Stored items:
══════

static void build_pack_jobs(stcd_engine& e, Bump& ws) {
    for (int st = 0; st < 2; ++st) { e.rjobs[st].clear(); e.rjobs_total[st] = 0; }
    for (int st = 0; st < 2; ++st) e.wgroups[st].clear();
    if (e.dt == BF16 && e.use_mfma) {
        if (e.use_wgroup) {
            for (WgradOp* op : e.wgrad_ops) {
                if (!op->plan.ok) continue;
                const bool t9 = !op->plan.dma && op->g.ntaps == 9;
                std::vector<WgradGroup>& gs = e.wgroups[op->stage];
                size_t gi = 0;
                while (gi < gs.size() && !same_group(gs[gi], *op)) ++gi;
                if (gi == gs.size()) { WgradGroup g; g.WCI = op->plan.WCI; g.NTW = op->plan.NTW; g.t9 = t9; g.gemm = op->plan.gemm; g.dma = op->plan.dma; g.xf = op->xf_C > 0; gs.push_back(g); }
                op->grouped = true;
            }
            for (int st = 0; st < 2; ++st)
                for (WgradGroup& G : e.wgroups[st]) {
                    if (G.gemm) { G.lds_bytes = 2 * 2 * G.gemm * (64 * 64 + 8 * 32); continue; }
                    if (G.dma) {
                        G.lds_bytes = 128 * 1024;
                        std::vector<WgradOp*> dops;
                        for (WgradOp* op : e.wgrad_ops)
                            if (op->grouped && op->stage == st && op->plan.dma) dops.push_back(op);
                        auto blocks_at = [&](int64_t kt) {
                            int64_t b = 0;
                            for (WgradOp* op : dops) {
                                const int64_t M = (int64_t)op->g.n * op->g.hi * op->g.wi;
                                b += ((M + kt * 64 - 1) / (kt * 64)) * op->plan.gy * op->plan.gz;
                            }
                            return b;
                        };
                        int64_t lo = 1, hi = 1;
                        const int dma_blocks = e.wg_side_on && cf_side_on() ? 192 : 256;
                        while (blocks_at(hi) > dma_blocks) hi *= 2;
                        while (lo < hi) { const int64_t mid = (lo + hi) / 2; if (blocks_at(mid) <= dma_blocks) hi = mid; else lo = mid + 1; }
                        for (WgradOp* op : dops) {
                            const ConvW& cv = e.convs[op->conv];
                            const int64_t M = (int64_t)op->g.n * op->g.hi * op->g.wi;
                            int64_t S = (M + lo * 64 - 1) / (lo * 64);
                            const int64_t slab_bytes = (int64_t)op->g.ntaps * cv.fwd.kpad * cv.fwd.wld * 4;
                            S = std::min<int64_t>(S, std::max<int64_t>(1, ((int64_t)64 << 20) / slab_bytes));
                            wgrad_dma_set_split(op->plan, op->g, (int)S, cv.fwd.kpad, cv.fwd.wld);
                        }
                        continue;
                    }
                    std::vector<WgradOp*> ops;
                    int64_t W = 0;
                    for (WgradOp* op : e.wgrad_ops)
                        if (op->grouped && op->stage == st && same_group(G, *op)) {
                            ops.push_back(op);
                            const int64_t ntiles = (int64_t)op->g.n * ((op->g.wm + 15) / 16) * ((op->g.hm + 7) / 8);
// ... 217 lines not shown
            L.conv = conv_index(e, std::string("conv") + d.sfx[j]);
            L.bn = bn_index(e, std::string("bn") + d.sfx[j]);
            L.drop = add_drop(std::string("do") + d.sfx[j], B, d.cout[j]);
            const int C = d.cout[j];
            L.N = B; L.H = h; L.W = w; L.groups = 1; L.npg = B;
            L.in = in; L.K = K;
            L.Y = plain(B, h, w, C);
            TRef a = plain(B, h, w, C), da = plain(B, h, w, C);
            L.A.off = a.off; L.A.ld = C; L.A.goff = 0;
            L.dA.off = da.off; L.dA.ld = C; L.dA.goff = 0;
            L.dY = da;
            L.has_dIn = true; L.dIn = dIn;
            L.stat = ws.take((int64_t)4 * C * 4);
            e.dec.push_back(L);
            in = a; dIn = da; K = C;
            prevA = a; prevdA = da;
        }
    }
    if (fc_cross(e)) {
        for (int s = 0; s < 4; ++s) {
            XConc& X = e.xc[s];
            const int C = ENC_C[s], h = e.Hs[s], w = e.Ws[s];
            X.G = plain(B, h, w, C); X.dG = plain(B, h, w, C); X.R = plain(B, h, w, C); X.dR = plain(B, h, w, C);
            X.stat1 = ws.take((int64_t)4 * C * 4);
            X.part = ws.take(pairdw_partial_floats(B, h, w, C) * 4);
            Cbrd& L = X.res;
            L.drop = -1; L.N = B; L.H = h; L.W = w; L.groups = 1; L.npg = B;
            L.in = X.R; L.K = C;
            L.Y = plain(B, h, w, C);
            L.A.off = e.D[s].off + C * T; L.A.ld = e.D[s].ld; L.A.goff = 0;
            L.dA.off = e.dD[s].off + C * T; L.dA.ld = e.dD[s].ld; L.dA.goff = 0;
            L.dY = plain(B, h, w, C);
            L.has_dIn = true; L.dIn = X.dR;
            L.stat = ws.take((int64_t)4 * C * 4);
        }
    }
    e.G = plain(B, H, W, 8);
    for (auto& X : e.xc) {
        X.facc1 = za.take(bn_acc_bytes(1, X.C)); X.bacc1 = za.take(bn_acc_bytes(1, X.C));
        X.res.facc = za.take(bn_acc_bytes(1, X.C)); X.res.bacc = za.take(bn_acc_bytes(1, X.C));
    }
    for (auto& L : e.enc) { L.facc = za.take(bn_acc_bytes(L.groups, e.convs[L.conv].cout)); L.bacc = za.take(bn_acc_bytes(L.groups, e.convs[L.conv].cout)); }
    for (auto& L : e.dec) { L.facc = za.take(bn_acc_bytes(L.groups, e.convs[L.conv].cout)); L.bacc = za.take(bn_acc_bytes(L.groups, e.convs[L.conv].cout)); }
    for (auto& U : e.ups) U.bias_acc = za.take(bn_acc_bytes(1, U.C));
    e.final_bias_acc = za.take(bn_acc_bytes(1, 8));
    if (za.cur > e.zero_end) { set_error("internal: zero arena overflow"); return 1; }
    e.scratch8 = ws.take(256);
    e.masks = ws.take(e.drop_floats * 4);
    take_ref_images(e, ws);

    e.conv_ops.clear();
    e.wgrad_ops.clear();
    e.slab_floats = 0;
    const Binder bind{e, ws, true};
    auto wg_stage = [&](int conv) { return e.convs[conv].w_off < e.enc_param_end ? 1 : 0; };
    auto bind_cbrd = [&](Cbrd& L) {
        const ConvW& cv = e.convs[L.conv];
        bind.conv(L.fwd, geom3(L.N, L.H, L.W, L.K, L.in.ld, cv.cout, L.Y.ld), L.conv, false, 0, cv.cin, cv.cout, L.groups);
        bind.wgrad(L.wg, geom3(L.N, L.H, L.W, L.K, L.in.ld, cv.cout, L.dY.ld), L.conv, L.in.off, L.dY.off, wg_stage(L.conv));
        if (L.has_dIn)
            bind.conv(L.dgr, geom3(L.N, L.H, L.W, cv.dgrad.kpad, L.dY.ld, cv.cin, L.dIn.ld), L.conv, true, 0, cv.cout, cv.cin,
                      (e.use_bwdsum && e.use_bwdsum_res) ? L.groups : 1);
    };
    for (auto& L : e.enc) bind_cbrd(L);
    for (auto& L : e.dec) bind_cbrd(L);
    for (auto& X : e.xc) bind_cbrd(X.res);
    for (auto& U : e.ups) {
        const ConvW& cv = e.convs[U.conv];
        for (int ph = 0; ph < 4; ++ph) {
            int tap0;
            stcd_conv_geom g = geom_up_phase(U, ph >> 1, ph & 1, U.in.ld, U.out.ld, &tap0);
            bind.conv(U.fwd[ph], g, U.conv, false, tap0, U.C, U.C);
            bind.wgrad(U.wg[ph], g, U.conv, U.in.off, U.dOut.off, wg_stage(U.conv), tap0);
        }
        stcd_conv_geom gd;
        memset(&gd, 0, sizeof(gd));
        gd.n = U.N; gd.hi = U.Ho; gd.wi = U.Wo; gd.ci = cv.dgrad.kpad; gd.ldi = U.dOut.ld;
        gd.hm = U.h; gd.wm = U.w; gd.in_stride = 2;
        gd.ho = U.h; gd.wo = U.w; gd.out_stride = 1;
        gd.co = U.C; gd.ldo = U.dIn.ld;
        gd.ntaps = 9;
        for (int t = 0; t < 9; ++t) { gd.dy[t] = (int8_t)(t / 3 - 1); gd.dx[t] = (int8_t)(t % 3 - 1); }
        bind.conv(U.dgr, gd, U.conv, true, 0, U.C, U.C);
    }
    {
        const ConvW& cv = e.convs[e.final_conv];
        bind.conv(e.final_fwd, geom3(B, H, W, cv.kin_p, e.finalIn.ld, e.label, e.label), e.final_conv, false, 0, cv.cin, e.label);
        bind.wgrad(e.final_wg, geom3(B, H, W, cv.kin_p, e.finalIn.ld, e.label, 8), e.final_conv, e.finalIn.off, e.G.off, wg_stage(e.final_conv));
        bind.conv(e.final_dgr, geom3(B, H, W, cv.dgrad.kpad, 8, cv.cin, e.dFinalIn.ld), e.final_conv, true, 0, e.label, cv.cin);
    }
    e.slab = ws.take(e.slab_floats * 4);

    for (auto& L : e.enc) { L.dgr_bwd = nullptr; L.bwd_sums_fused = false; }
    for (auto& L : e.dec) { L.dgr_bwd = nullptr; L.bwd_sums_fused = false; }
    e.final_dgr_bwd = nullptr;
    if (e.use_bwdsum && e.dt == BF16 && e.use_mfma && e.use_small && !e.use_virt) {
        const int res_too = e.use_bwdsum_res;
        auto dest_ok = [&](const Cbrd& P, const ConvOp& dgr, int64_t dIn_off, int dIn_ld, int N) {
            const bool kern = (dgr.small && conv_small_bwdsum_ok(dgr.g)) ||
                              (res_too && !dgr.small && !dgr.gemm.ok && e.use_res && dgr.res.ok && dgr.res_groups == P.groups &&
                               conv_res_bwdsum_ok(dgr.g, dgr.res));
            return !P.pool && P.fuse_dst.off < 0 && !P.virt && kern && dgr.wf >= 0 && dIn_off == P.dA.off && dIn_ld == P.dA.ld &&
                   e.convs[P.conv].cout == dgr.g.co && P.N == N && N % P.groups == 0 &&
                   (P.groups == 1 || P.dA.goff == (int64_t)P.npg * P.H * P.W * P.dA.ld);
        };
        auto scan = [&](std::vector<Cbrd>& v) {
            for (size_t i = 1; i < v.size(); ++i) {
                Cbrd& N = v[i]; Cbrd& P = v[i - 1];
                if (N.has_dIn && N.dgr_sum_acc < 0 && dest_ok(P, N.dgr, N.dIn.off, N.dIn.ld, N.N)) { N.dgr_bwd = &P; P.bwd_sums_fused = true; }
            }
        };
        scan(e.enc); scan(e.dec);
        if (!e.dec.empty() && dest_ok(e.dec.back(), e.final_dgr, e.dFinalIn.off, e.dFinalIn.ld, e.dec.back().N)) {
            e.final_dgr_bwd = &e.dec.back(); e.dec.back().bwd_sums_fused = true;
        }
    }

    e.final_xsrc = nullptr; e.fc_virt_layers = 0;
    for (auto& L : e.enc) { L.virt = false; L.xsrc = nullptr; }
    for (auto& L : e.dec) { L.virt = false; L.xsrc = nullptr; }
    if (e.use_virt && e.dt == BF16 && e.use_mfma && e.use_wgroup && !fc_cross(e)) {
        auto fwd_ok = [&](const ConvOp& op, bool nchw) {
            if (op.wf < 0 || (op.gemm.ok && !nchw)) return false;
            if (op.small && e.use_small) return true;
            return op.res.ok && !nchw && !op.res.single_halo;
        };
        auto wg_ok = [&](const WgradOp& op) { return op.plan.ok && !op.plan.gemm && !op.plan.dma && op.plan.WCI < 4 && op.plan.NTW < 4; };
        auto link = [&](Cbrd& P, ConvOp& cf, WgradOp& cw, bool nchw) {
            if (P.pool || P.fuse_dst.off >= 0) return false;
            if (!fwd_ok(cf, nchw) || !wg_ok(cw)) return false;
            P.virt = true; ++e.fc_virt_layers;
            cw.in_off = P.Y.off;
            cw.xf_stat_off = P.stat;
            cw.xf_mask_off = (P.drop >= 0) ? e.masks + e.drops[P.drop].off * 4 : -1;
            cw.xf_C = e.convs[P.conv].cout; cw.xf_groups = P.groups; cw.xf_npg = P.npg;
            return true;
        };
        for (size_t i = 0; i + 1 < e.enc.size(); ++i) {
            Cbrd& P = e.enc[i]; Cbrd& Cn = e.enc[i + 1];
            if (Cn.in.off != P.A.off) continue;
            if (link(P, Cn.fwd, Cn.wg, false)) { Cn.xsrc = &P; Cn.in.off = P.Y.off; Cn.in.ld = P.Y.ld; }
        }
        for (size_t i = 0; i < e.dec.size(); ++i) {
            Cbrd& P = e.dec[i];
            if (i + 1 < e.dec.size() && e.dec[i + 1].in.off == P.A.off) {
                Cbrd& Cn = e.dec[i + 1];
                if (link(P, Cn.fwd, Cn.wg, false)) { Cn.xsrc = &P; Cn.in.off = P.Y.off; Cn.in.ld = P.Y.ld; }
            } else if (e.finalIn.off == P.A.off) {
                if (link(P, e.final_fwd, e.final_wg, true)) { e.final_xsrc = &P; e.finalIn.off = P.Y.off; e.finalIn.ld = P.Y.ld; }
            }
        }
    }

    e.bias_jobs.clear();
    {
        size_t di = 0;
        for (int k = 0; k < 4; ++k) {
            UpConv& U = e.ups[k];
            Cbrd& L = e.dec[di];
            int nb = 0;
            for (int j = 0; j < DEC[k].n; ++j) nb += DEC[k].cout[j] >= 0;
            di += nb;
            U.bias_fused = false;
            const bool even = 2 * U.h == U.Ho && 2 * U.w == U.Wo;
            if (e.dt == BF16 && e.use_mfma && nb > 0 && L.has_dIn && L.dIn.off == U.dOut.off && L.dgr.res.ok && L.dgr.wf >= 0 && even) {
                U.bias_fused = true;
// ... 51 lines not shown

══════

TASK DIRECTIONS: In the records, find every line that has the string "label" and copy it.

YOUR SOLUTION:
        bind.conv(e.final_fwd, geom3(B, H, W, cv.kin_p, e.finalIn.ld, e.label, e.label), e.final_conv, false, 0, cv.cin, e.label);
        bind.wgrad(e.final_wg, geom3(B, H, W, cv.kin_p, e.finalIn.ld, e.label, 8), e.final_conv, e.finalIn.off, e.G.off, wg_stage(e.final_conv));
        bind.conv(e.final_dgr, geom3(B, H, W, cv.dgrad.kpad, 8, cv.cin, e.dFinalIn.ld), e.final_conv, true, 0, e.label, cv.cin);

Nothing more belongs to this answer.